ICE in the Heartland–Website Published

ICE in the Heartland: Community Impacts of Worksite Immigration Raids

ICE in the Heartland (click here to visit the external website) developed in response to a large increase in worksite immigration raids conducted during the Trump administration. Researchers on the project team, who had written about deportation and immigration raids in the past, fielded numerous calls from reporters and carefully monitored the public discussion about raids. This led to two conclusions:

First, the public understanding of immigration raids is extremely limited. While some reporters–most often Spanish-speakers with contacts in local communities–considered longer term impacts in the years following raids, the general public discussion in the English-speaking, non-immigrant discourse summarized the impacts of raids as the number of people removed on the day the raid occurred. This is certainly not the whole story.

Second, this story is not ours to tell, or at least not ours to tell alone. Rather, it is the families and communities hit by immigration raids who can best describe their impacts.
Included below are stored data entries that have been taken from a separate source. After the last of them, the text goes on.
## Deepen weight prefetch to two groups and preload next group's fragments during project MFMAs

Restructures the per-group loop of the fused inverted-residual kernel into a software pipeline. Global weight fetches now run two groups ahead via a carried prefetch register array. The next group's expand fragments and depthwise taps are read from LDS interleaved with the current group's project MFMAs, and the project-weight LDS loads are interleaved with the expand MFMAs. Fetch addresses are made wave-uniform with readfirstlane so they go into scalar registers. The aim is to hide LDS and global latency behind MFMA work, at the cost of more live registers, a more complex tail (last two groups are peeled), and extra state (pf, pre) passed across chained stages.

```diff
diff --git a/synergynet_amd/csrc/fused_block_lb4.hip b/synergynet_amd/csrc/fused_block_lb4.hip
--- a/synergynet_amd/csrc/fused_block_lb4.hip
+++ b/synergynet_amd/csrc/fused_block_lb4.hip
@@ -69,9 +69,12 @@
 };
 
 template <int N>
-__device__ __forceinline__ void lb4_fetch(u32x4 *pf, const unsigned *src , int wave) {
-#pragma unroll
-    for (int i = 0; i < N; ++i) pf[i] = *(const u32x4 *)(src + (wave + 8 * i) * 256);
+__device__ __forceinline__ void lb4_fetch(u32x4 *pf, const unsigned *src , unsigned lane16, int wave) {
+    const unsigned long long a = reinterpret_cast<unsigned long long>(src + wave * 256);
+    const unsigned lo = __builtin_amdgcn_readfirstlane((unsigned)a), hi = __builtin_amdgcn_readfirstlane((unsigned)(a >> 32));
+    const char *base = reinterpret_cast<const char *>(((unsigned long long)hi << 32) | lo);
+#pragma unroll
+    for (int i = 0; i < N; ++i) pf[i] = *(const u32x4 *)(base + i * 8192 + lane16);
 }
 template <int N>
 __device__ __forceinline__ void lb4_park(const u32x4 *pf, unsigned *dst , int wave) {
@@ -79,8 +82,31 @@
     for (int i = 0; i < N; ++i) *(u32x4 *)&dst[(wave + 8 * i) * 256] = pf[i];
 }
 
-template <class C, class CN, bool FIRST, int GRPL, bool PARTIAL = false>
-__device__ __forceinline__ void lb4_stage(unsigned *smem, const Lb4StageArgs &sa, const unsigned *GlbNext, int B, u32x4 (&Xr)[5][2], f32x4 (&vres)[5]) {
+struct Lb4Pre {
+    f32x4 D;
+    u32x4 Ae[5][2];
+    f32x4 wr[10];
+};
+constexpr int kLb4PreUnits = 10;
+template <class C>
+__device__ __forceinline__ void lb4_pre_unit(Lb4Pre &pre, const unsigned *half, int u, int t, unsigned l4, unsigned g4) {
+    if (u < 5) {
+        const float *Tb = reinterpret_cast<const float *>(half + C::WE_DW + C::WP_DW);
+        if (u == 0) pre.D = *(const f32x4 *)&Tb[10 * 32 + 16 * t + g4];
+#pragma unroll
+        for (int p = 1; p >= 0; --p) pre.Ae[u][p] = *(const u32x4 *)&half[((t * 5 + u) * 2 + p) * 256 + l4];
+    } else {
+        const float *Tb = reinterpret_cast<const float *>(half + C::WE_DW + C::WP_DW);
+#pragma unroll
+        for (int k = 2 * (u - 5); k < 2 * (u - 5) + 2; ++k) pre.wr[k] = *(const f32x4 *)&Tb[k * 32 + 16 * t + g4];
+    }
+}
+template <class T> struct Lb4Tag { using type = T; };
+template <int N> struct Lb4Int { static constexpr int value = N; };
+
+template <class C, class CN, bool FIRST, int GRPL, bool PARTIAL, int NPF, int PRE0, int LAG>
+__device__ __forceinline__ void lb4_stage(unsigned *smem, const Lb4StageArgs &sa, const unsigned *GlbNext, int B, u32x4 (&Xr)[5][2], f32x4 (&vres)[5],
+                                          u32x4 (&pf)[NPF], Lb4Pre &pre) {
     constexpr int KE = C::KE, MTW = C::MTW, CIN = C::CIN, COUT = C::COUT;
     constexpr bool HANDOFF = !__is_same(CN, void);
     static_assert(KE == 5 && C::NG % 2 == 0, "160 input channels; the double buffer's parity carries over to the next stage");
@@ -94,17 +120,17 @@
     const bool real = f < B;
     const int fc = real ? f : B - 1;
     const int n = lane & 15, g = lane >> 4;
-    const unsigned l4 = lane * 4, g4 = g * 4;
+    const unsigned l4 = lane * 4, g4 = g * 4, l16 = lane * 16;
     unsigned *Xch = smem + 2 * GRPL;
 
     constexpr int NPW = C::NKB / 8;
     using CNX = typename std::conditional<HANDOFF, CN, Lb4NoNext>::type;
     constexpr int NPWN = CNX::NKB / 8;
-    u32x4 pf[NPW > NPWN ? NPW : NPWN];
+    static_assert(NPF >= NPW && NPF >= NPWN, "pf holds a group of this stage or of the next");
     const int gsl = PARTIAL ? (sa.g1 - sa.g0) : C::NG;
     const int gb = PARTIAL ? (int)blockIdx.y * gsl : 0, ge = gb + gsl;
     if (FIRST) {
-        lb4_fetch<NPW>(pf, Glb + (size_t)gb * C::GRP_DW + l4, wave);
+        lb4_fetch<NPW>(pf, Glb + (size_t)gb * C::GRP_DW, l16, wave);
         f32x4 xv[KE][2];
 #pragma unroll
         for (int kc = 0; kc < KE; ++kc) {
@@ -127,51 +153,50 @@
 #pragma unroll
     for (int i = 0; i < MTW; ++i) acc[i] = (f32x4){0.f, 0.f, 0.f, 0.f};
     float c6e = 0.f, inv_p = 0.f;
-    if (FIRST) lb4_park<NPW>(pf, smem + l4, wave);
+    if (FIRST) {
+        lb4_park<NPW>(pf, smem + l4, wave);
+        if (!PARTIAL || gsl >= 2) lb4_fetch<NPW>(pf, Glb + (size_t)(gb + 1) * C::GRP_DW, l16, wave);
+        __syncthreads();
+#pragma unroll
+        for (int u = 0; u < kLb4PreUnits; ++u) lb4_pre_unit<C>(pre, smem, u, t, l4, g4);
+    }
 
     {
         const float *t0 = reinterpret_cast<const float *>(Glb + C::WE_DW + C::WP_DW);
         c6e = t0[11 * 32]; inv_p = t0[11 * 32 + 1];
     }
-    for (int G = gb; G < ge; ++G) {
+    auto group = [&](auto nf_, auto np_, auto cp_, int G, const unsigned *fsrc) __attribute__((always_inline)) {
+        constexpr int NF = decltype(nf_)::value, NP = decltype(np_)::value;
+        using CP = typename decltype(cp_)::type;
+        constexpr bool HASNEXT = !__is_same(CP, void);
         __syncthreads();
-        if (G + 1 < ge) lb4_fetch<NPW>(pf, Glb + (size_t)(G + 1) * C::GRP_DW + l4, wave);
-        else if (HANDOFF) lb4_fetch<NPWN>(pf, GlbNext + l4, wave);
         const unsigned *We = smem + ((G - gb) & 1) * GRPL, *Wp = We + C::WE_DW;
-        const float *Tb = reinterpret_cast<const float *>(Wp + C::WP_DW);
+        unsigned *Wn = smem + ((G + 1 - gb) & 1) * GRPL;
+        u32x4 Ap[MTW][2];
+        f32x4 D = pre.D;
+        constexpr int MTW0 = MTW > 5 ? MTW / 2 : MTW;
+        static_assert(MTW0 == KE, "one output tile's project fragments per k32 step of the expand chain");
+#pragma unroll
+        for (int kc = 0; kc < KE; ++kc) {
+            D = mfmaq(pre.Ae[kc][1], Xr[kc][0], D);
+            D = mfmaq(pre.Ae[kc][0], Xr[kc][1], D);
+            D = mfmaq(pre.Ae[kc][0], Xr[kc][0], D);
+            __builtin_amdgcn_sched_barrier(0);
+#pragma unroll
+            for (int p = 0; p < 2; ++p) Ap[kc][p] = *(const u32x4 *)&Wp[((t * MTW + kc) * 2 + p) * 256 + l4];
+            __builtin_amdgcn_sched_barrier(0);
+        }
+        if (NP) lb4_park<NP>(pf, Wn + l4, wave);
         __builtin_amdgcn_sched_barrier(0);
-        u32x4 Ae[KE][2], Ap[MTW][2];
-        f32x4 D = *(const f32x4 *)&Tb[10 * 32 + 16 * t + g4];
-#pragma unroll
-        for (int kc = 0; kc < KE; ++kc)
-#pragma unroll
-            for (int p = 1; p >= 0; --p) Ae[kc][p] = *(const u32x4 *)&We[((t * KE + kc) * 2 + p) * 256 + l4];
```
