static int fail(const char *fmt, ...)
{
    char buf[512];
    va_list ap;
    va_start(ap, fmt);
// ... 73 lines not shown
        AsxCand *cand = nullptr;
        uint32_t *refine_idx = nullptr, *cand_n = nullptr, *refine_n = nullptr;
        double *refine_val = nullptr;
        unsigned long long *overflows = nullptr;
        float *src_dc = nullptr;
        double *stats = nullptr;
        size_t cap = 0;
    } big;
    uint32_t *over_list = nullptr, *over_n = nullptr;
    volatile uint32_t *h_over_n = nullptr;
    size_t over_cap = 0;
    std::vector<uint32_t> h_over;
    unsigned long long repaired = 0;
    bool exact = true;
    bool spectral = false;
    unsigned long long *mode_count = nullptr;
    bool tune_placement = false, placement_done = false;
    double placement_ms[2] = { 0.0, 0.0 };
    int placement_kept = -1;
    float *st_src = nullptr, *st_smp = nullptr;
    int64_t *st_lag = nullptr;
    double *st_coef = nullptr;
    int32_t *st_ret = nullptr;
    double *st_src64 = nullptr, *st_smp64 = nullptr;
    float *pin32 = nullptr;
    unsigned long long narrowed = 0;

    bool profiling = false;
    size_t prof_depth = 1, prof_calls = 0, prof_ring = 0;
    std::vector<std::vector<hipEvent_t>> evr;
// ... 73 lines not shown
    cap = std::min<size_t>(cap, 2 * N);
    for (int l = 0; l < p->nlanes; l++) {
        asx_plan::Lane &ln = p->lanes[l];
        ln.pk.cap = (uint32_t)cap;
        const size_t mz = ((size_t)h.M1 + 1) * (size_t)h.M2;
        if (dev_alloc(p, &ln.zxa, g * mz) || dev_alloc(p, &ln.zya, g * mz) || dev_alloc(p, &ln.ga, g * mz) ||
            dev_alloc(p, &ln.pk.nrm_part, g * 2 * (size_t)h.ntiles) || dev_alloc(p, &ln.pk.bound2, g) ||
            dev_alloc(p, &ln.pk.pairmax, g) || dev_alloc(p, &ln.pk.cand_n, g) ||
            dev_alloc(p, &ln.pk.cand, g * cap) || dev_alloc(p, &ln.pk.refine_n, g) ||
            dev_alloc(p, &ln.pk.refine_idx, g * cap) || dev_alloc(p, &ln.pk.refine_val, g * cap) ||
            dev_alloc(p, &ln.pk.overflows, 1) ||
            dev_alloc(p, &ln.seg, g) || dev_alloc(p, &ln.psums, g * (size_t)asx_pearson_blocks((uint32_t)N) * 6))
            return -1;
        HIP_TRY(hipMemset(ln.pk.overflows, 0, sizeof(unsigned long long)));
        ln.pk.band = nullptr; ln.pk.tile_peak = nullptr;
        if (d.rlayout) {
            const size_t nbands = (size_t)d.nbands;
            if (!p->mode_count) {
                if (dev_alloc(p, &p->mode_count, ASX_PM_NMODES)) return -1;
                HIP_TRY(hipMemset(p->mode_count, 0, ASX_PM_NMODES * sizeof(unsigned long long)));
            }
            if (dev_alloc(p, &ln.pk.band, g * 2 * nbands * (size_t)h.ntiles) || dev_alloc(p, &ln.pk.tile_peak, g * (size_t)(h.M2 / h.T)) ||
                dev_alloc(p, &ln.spec.part, g * ASX_PREP_BLOCKS_MAX * 4) || dev_alloc(p, &ln.spec.hdr, g * ASX_SPEC_HDR))
                return -1;
            ln.spec.mode_count = p->mode_count;
            ln.spec.tol = 1e-5;
        }
        HIP_TRY(hipStreamCreateWithFlags(&ln.stream, hipStreamNonBlocking));
        HIP_TRY(hipEventCreateWithFlags(&ln.done, hipEventDisableTiming));
    }
    p->over_cap = std::max<size_t>(g * (size_t)p->nlanes, 1024);
    if (dev_alloc(p, &p->over_list, p->over_cap) || dev_alloc(p, &p->over_n, 1)) return -1;
    HIP_TRY(hipMemset(p->over_n, 0, sizeof(uint32_t)));
    uint32_t *d_over_host = nullptr;
    {
        void *h = nullptr, *dptr = nullptr;
        HIP_TRY(hipHostMalloc(&h, sizeof(uint32_t), hipHostMallocMapped));
        p->h_over_n = (volatile uint32_t *)h;
        *p->h_over_n = 0;
        HIP_TRY(hipHostGetDevicePointer(&dptr, h, 0));
        d_over_host = (uint32_t *)dptr;
    }
    for (int l = 0; l < p->nlanes; l++) {
        p->lanes[l].pk.over_list = p->over_list;
        p->lanes[l].pk.over_n = p->over_n;
        p->lanes[l].pk.over_host = d_over_host;
        p->lanes[l].pk.over_cap = (uint32_t)p->over_cap;
    }
    p->spectral = d.rlayout != 0;
    if (const char *e = getenv("ASX_PEARSON")) p->spectral = p->spectral && strcmp(e, "direct") != 0;
    if (const char *e = getenv("ASX_EXACT")) p->exact = atoi(e) != 0;
    HIP_TRY(hipEventCreateWithFlags(&p->fork, hipEventDisableTiming));
    d.stamps = nullptr;
    d.stamp_kernel = 0;
    if (const char *e = getenv("ASX_STAMPS")) {
        unsigned long long *st = nullptr;
        p->stamp_blocks = g * (size_t)std::max(h.M1 + 1, 2 * h.ntiles);
        if (dev_alloc(p, &st, p->stamp_blocks * 8)) return -1;
        HIP_TRY(hipMemset(st, 0, p->stamp_blocks * 8 * sizeof(unsigned long long)));
        d.stamps = st;
        d.stamp_kernel = !strcmp(e, "fwd") ? 1 : !strcmp(e, "inv") ? 2 : 0;
    }
    {
        AsxDev *dcopy = nullptr;
        if (dev_alloc(p, &dcopy, 1)) return -1;
// ... 111 lines not shown
    if (!p) return;
    int prev = 0;
    (void)hipGetDevice(&prev);
    (void)hipSetDevice(p->device);
    if (p->stream) { (void)hipStreamSynchronize(p->stream); (void)hipStreamDestroy(p->stream); }
    for (auto &ln : p->lanes) {
        if (ln.stream) { (void)hipStreamSynchronize(ln.stream); (void)hipStreamDestroy(ln.stream); }
        if (ln.done) (void)hipEventDestroy(ln.done);
    }
    if (p->fork) (void)hipEventDestroy(p->fork);
    for (auto &ring : p->evr)
        for (hipEvent_t ev : ring) (void)hipEventDestroy(ev);
    for (void *a : p->allocs) (void)hipFree(a);
    if (p->pin32) (void)hipHostFree(p->pin32);
    if (p->h_over_n) (void)hipHostFree((void *)p->h_over_n);
    (void)hipSetDevice(prev);
    delete p;
}

extern "C" size_t asx_plan_sample_len(const asx_plan *p) { return p ? p->host.N : 0; }
extern "C" size_t asx_plan_fft_len(const asx_plan *p) { return p ? p->host.F : 0; }
extern "C" size_t asx_plan_group(const asx_plan *p) { return p ? p->group : 0; }
extern "C" size_t asx_plan_workspace_bytes(const asx_plan *p) { return p ? p->ws_bytes : 0; }
extern "C" long asx_plan_debug_stamps(asx_plan *p, unsigned long long *out, size_t cap)
{
    if (!p || !p->dev.stamps) return -1;
    size_t n = p->stamp_blocks * 8;
    if (n > cap) n = cap;
    if (hipMemcpy(out, p->dev.stamps, n * sizeof(unsigned long long), hipMemcpyDeviceToHost) != hipSuccess) return -1;
    return (long)n;
// ... 27 lines not shown
    HIP_TRY(hipMemset(p->over_n, 0, sizeof(uint32_t)));
    *p->h_over_n = 0;
    p->exact = on != 0;
    return 0;
}

extern "C" int asx_plan_set_pearson(asx_plan *p, int spectral)
{
    if (!p) return fail("asx_plan_set_pearson: null argument");
    std::lock_guard<std::mutex> guard(p->lock);
    if (spectral && !p->dev.rlayout) return fail("asx_plan_set_pearson: the spectral form needs a real-column plan (the reference's six lengths)");
    p->spectral = spectral != 0;
    return 0;
}

extern "C" int asx_plan_pearson_modes(asx_plan *p, uint64_t counts[3])
{
    if (!p || !counts) return fail("asx_plan_pearson_modes: null argument");
    std::lock_guard<std::mutex> guard(p->lock);
    DevGuard dg(p->device);
    if (!dg.ok) return fail("cannot select device %d", p->device);
    counts[0] = counts[1] = counts[2] = 0;
    if (!p->mode_count) return 0;
    HIP_TRY(hipDeviceSynchronize());
    unsigned long long v[ASX_PM_NMODES];
    HIP_TRY(hipMemcpy(v, p->mode_count, sizeof v, hipMemcpyDeviceToHost));
    for (int i = 0; i < 3; i++) counts[i] = v[i];
    return 0;
}

// ... 82 lines not shown
}

template <typename TIn>
static int run_group(asx_plan *p, const float *d_src, const float *d_smp, const TIn *p_src,
                     const TIn *p_smp, size_t g, int64_t *d_lag, double *d_coef, int32_t *d_ret,
                     float *d_r, hipStream_t s, size_t group_index, int lane = 0, uint32_t pair_base = 0, bool listed = true,
                     bool float32_call = true)
{
    const AsxDev &P = p->dev;
    asx_plan::Lane &W = p->lanes[lane];
    AsxPeakWs fin = W.pk;
    if (!listed) { fin.over_list = nullptr; fin.over_n = nullptr; fin.over_host = nullptr; fin.over_cap = 0; }
    const bool spectral = p->spectral && sizeof(TIn) == sizeof(float) && float32_call && W.pk.band;
    AsxPeakWs tk = W.pk;
    if (!spectral) { tk.band = nullptr; tk.tile_peak = nullptr; }
    const size_t e0 = group_index * 6;
    if (prof_mark(p, s, e0 + 0)) return -1;
    asx_launch_fwd_cols(P, d_src, d_smp, W.zxa, W.zya, tk, (int)g, s);
    if (prof_mark(p, s, e0 + 1)) return -1;
    float2 *q = W.ga;
    asx_launch_rows(P, W.zxa, W.zya, q, tk, (int)g, s);
    if (prof_mark(p, s, e0 + 2)) return -1;
    asx_launch_inv_cols(P, q, tk, d_r, (int)g, s);
    if (prof_mark(p, s, e0 + 3)) return -1;
    asx_launch_finalize(P, fin, W.seg, (int)g, s, pair_base);
    const int dot_blocks = (int)std::min<size_t>(ASX_DOT_BLOCKS, std::max<size_t>(8, 16384 / g));
    if (sizeof(TIn) == sizeof(float))
        asx_launch_refine_f32(P, (const float *)p_src, (const float *)p_smp, W.pk, W.seg, (int)g, s, dot_blocks, !spectral);
    else
        asx_launch_refine_f64(P, (const double *)p_src, (const double *)p_smp, W.pk, W.seg, (int)g, s, dot_blocks);
    if (prof_mark(p, s, e0 + 4)) return -1;
    if (spectral)
        asx_launch_pearson_spectral_f32(P, (const float *)p_src, (const float *)p_smp, tk, W.spec, W.seg, W.psums, d_lag, d_coef,
                                        d_ret, (int)g, s);
    else if (sizeof(TIn) == sizeof(float))
        asx_launch_pearson_f32((const float *)p_src, (const float *)p_smp, 2 * (size_t)P.N, P.N, P.N,
                               W.seg, W.psums, d_lag, d_coef, d_ret, (int)g, s);
    else
// ... 16 lines not shown
        asx_plan::BigPeak T;
        T.cap = 2 * N;
        if (dev_alloc(p, &T.cand, T.cap) || dev_alloc(p, &T.refine_idx, T.cap) || dev_alloc(p, &T.refine_val, T.cap) ||
            dev_alloc(p, &T.cand_n, 1) || dev_alloc(p, &T.refine_n, 1) || dev_alloc(p, &T.overflows, 1) ||
            dev_alloc(p, &T.src_dc, 2 * N) || dev_alloc(p, &T.stats, ASX_DC_STATS_DOUBLES))
            return -1;
        HIP_TRY(hipMemsetAsync(T.overflows, 0, sizeof(unsigned long long), s));
        B = T;
    }
    AsxPeakWs K = W.pk;
    K.cand_n = B.cand_n; K.cand = B.cand;
    K.refine_n = B.refine_n; K.refine_idx = B.refine_idx; K.refine_val = B.refine_val;
    K.overflows = B.overflows;
    K.over_list = nullptr; K.over_n = nullptr; K.over_host = nullptr; K.over_cap = 0;
    K.band = nullptr; K.tile_peak = nullptr;
    K.cap = (uint32_t)B.cap;
    HIP_TRY(hipMemsetAsync(B.cand_n, 0, sizeof(uint32_t), s));
    if (sizeof(TIn) == sizeof(float))
        asx_launch_dc_remove_f32((const float *)p_src + i * 2 * N, (const float *)p_smp + i * N, P.N, (double)P.F, B.stats, B.src_dc, s);
    else
        asx_launch_dc_remove_f64((const double *)p_src + i * 2 * N, (const double *)p_smp + i * N, P.N, (double)P.F, B.stats, B.src_dc, s);
    K.shift = B.stats + 2;
    asx_launch_fwd_cols(P, B.src_dc, f_smp + i * N, W.zxa, W.zya, K, 1, s);
    asx_launch_rows(P, W.zxa, W.zya, W.ga, K, 1, s);
    asx_launch_inv_cols(P, W.ga, K, nullptr, 1, s);
    asx_launch_finalize(P, K, W.seg, 1, s);
    if (sizeof(TIn) == sizeof(float))
        asx_launch_refine_f32(P, (const float *)p_src + i * 2 * N, (const float *)p_smp + i * N, K, W.seg, 1, s, 2048);
    else
        asx_launch_refine_f64(P, (const double *)p_src + i * 2 * N, (const double *)p_smp + i * N, K, W.seg, 1, s, 2048);
    if (sizeof(TIn) == sizeof(float))
        asx_launch_pearson_f32((const float *)p_src + i * 2 * N, (const float *)p_smp + i * N, 2 * N, N, P.N,
                               W.seg, W.psums, d_lag ? d_lag + i : nullptr, d_coef + i, d_ret ? d_ret + i : nullptr, 1, s);
    else
        asx_launch_pearson_f64((const double *)p_src + i * 2 * N, (const double *)p_smp + i * N, 2 * N, N, P.N,
                               W.seg, W.psums, d_lag ? d_lag + i : nullptr, d_coef + i, d_ret ? d_ret + i : nullptr, 1, s);
    HIP_TRY(hipGetLastError());
    p->repaired++;
    return 0;
}
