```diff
diff --git a/dahitra_b200/csrc/tc_common.cuh b/dahitra_b200/csrc/tc_common.cuh
--- a/dahitra_b200/csrc/tc_common.cuh
+++ b/dahitra_b200/csrc/tc_common.cuh
@@ -154,6 +154,13 @@
       "{\n\t.reg .pred p;\n\t"
       "setp.ne.b32 p, %4, 0;\n\t"
       "tcgen05.mma.cta_group::1.kind::tf32 [%0], [%1], %2, %3, p;\n\t}"
+      ::"r"(tmem_d), "r"(tmem_a), "l"(bdesc), "r"(idesc), "r"(accumulate) : "memory");
+}
+__device__ __forceinline__ void umma_bf16_ts(uint32_t tmem_d, uint32_t tmem_a, uint64_t bdesc, uint32_t idesc, uint32_t accumulate) {
+  asm volatile(
+      "{\n\t.reg .pred p;\n\t"
+      "setp.ne.b32 p, %4, 0;\n\t"
+      "tcgen05.mma.cta_group::1.kind::f16 [%0], [%1], %2, %3, p;\n\t}"
       ::"r"(tmem_d), "r"(tmem_a), "l"(bdesc), "r"(idesc), "r"(accumulate) : "memory");
 }
 __device__ __forceinline__ void umma_tf32_2sm(uint32_t tmem_d, uint64_t adesc, uint64_t bdesc, uint32_t idesc, uint32_t accumulate) {
@@ -224,6 +231,15 @@
       : "memory");
   asm volatile("tcgen05.wait::st.sync.aligned;" ::: "memory");
 }
+__device__ __forceinline__ void tmem_st16_nowait(uint32_t taddr, const uint32_t (&v)[16]) {
+  asm volatile(
+      "tcgen05.st.sync.aligned.32x32b.x16.b32 [%0], "
+      "{%1, %2, %3, %4, %5, %6, %7, %8, %9, %10, %11, %12, %13, %14, %15, %16};"
+      ::"r"(taddr), "r"(v[0]), "r"(v[1]), "r"(v[2]), "r"(v[3]), "r"(v[4]), "r"(v[5]), "r"(v[6]), "r"(v[7]),
+        "r"(v[8]), "r"(v[9]), "r"(v[10]), "r"(v[11]), "r"(v[12]), "r"(v[13]), "r"(v[14]), "r"(v[15])
+      : "memory");
+}
+__device__ __forceinline__ void tmem_wait_st() { asm volatile("tcgen05.wait::st.sync.aligned;" ::: "memory"); }
 
 __device__ __forceinline__ unsigned long long f2_pack(float2 a) { unsigned long long r; asm("mov.b64 %0, {%1, %2};" : "=l"(r) : "f"(a.x), "f"(a.y)); return r; }
 __device__ __forceinline__ float2 f2_unpack(unsigned long long r) { float2 d; asm("mov.b64 {%0, %1}, %2;" : "=f"(d.x), "=f"(d.y) : "l"(r)); return d; }
```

This project is our attempt to center impacted communities as the story-tellers of immigration raids, with the collaboration of a wide range of community organizers, graduate and undergraduate students at the Universities of Michigan and Iowa, and two brilliant artist/activists. Visit the About page to learn more about the research team and process.

The takeaway message: Stories of immigration enforcement are complicated, intricate, and traumatic. It takes a collaborative team of storytellers deeply engaged in the work to tell their stories. Researchers, the media, advocates, and communities all have a role in developing and centering these stories.